As the proto-Sun contracted still further the density and temperature in the core would have become high enough for hydrogen fusion to start. In this process, which I will describe in more detail in another blog, hydrogen is converted into helium. The Sun then settled down to a long life on the main sequence; our Sun will spend some 10 billion years in this part of its evolution.
The stars above the main sequence are red giant stars, and these are stars which have finished burning hydrogen in their cores and have started burning it in a shell about a helium core. When a star does this it swells up, becoming cooler and much brighter. It moves away from the main sequence, in a process we call “ascending the red giant branch”. Eventually the helium in the core will start to fuse, with three helium nuclei combining to form carbon, and when a star is in this phase of its evolution it sits on a part of the diagram called the horizontal branch.
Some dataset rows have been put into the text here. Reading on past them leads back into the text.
def pack_pointnet(sd):
    (W1, b1), (W2, b2), (W3, b3), (W4, b4) = fold_pointnet(sd)
    lane = np.arange(64)
    n, h = lane & 31, lane >> 5
    w1p = np.zeros((3, 4, 64), np.float32)
    for s in range(3):
        for mb in range(4):
            w1p[s, mb] = W1[mb * 32 + n, 2 * s + h]

    def pack128(W):
        o = np.zeros((4, 4, 4, 64, 4), np.float32)
        for mb in range(4):
            for nb in range(4):
                for rq in range(4):
                    for i in range(4):
                        o[mb, nb, rq, :, i] = W[mb * 32 + n, nb * 32 + 8 * rq + i + 4 * h]
        return o

    w4p = np.zeros((4, 4, 2, 8, 4), np.float32)
    for nb in range(4):
        for rq in range(4):
            for hh in range(2):
                for i in range(4):
                    w4p[nb, rq, hh, :, i] = W4[:, nb * 32 + 8 * rq + i + 4 * hh]
    fp32_part = np.concatenate([w1p.ravel(), pack128(W2).ravel(), pack128(W3).ravel(), w4p.ravel(),
                                b1, b2, b3, b4]).astype(np.float32)
    trailer = np.zeros(4, np.float32)
    trailer[0] = min(pointnet_normal_bound(sd), 3.0e38)
    return np.concatenate([fp32_part, _pack_pointnet_split16(W1, W2, W3, W4), trailer])


def split_f16(x):
    x = np.asarray(x, dtype=np.float32)
    hi = x.astype(np.float16)
    lo = (x - hi.astype(np.float32)).astype(np.float16)
    return hi, lo


def _slot_feature(jj, h):
    return 8 * (jj >> 2) + 4 * h + (jj & 3)


def _pack_pointnet_split16(W1, W2, W3, W4):
    lane = np.arange(64)
    m, g = lane & 15, lane >> 4
    jj = np.arange(8)
    W1p = np.zeros((128, 32), np.float32)
    W1p[:, :6] = W1
    w1 = np.zeros((8, 2, 64, 8), np.float16)
    for rb in range(8):
        w1[rb, 0], w1[rb, 1] = split_f16(W1p[(16 * rb + m)[:, None], 8 * g[:, None] + jj[None, :]])

    def kidx(s):
        return 32 * s + 16 * (jj[None, :] >> 2) + 4 * g[:, None] + (jj[None, :] & 3)

    def pack128(W):
        o = np.zeros((4, 8, 2, 64, 8), np.float16)
        for s in range(4):
            for rb in range(8):
                o[s, rb, 0], o[s, rb, 1] = split_f16(W[(16 * rb + m)[:, None], kidx(s)])
        return o

    W4p = np.zeros((16, 128), np.float32)
    W4p[:8] = W4
    w4 = np.zeros((4, 2, 64, 8), np.float16)
    for s in range(4):
        w4[s, 0], w4[s, 1] = split_f16(W4p[m[:, None], kidx(s)])
    halves = np.concatenate([w1.ravel(), pack128(W2).ravel(), pack128(W3).ravel(), w4.ravel()])
    assert halves.size == 77824
    return halves.view(np.float32)


def _pack_split(W, nks, n_blocks=8):
    lane = np.arange(64)
    n, h = lane & 31, lane >> 5
    Wp = np.zeros((32 * n_blocks, 16 * nks), np.float32)
    Wp[:W.shape[0], :W.shape[1]] = W
    jj = np.arange(8)
    o = np.zeros((n_blocks, nks, 2, 64, 8), np.float16)
    for w in range(n_blocks):
        for ks in range(nks):
            v = Wp[(32 * w + n)[:, None], 16 * ks + _slot_feature(jj[None, :], h[:, None])]
            o[w, ks, 0], o[w, ks, 1] = split_f16(v)
    return o.ravel()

For low mass stars, less than about three times the mass of the Sun, converting helium to carbon is as far as they will get in their nuclosynthesis. After they have finished on the horizontal branch, these low mass stars will blow off their outer layers and form what we call a planetary nebula, leaving a dead carbon core behind which cools over time. The name for this dead carbon core is a white dwarf
Higher mass stars, more than about three times the mass of the Sun, are able to go beyond helium burning, and can burn carbon, and sometimes oxygen, silicon and other elements all the way up to iron. However, a star will never burn iron, as iron is the most tightly bound nucleus of all the elements in the periodic table, and so such high mass tars have a sudden energy crisis and explode in a supernova. I will blog about the details low mass and high mass stellar evolution in a pair of future blogs.
So, to summarise, the H-R diagram is in a visual illustration of stellar evolution, and now we understand how stars move about on the H-R diagram during their lives, a triumph of 20th Century astrophysics.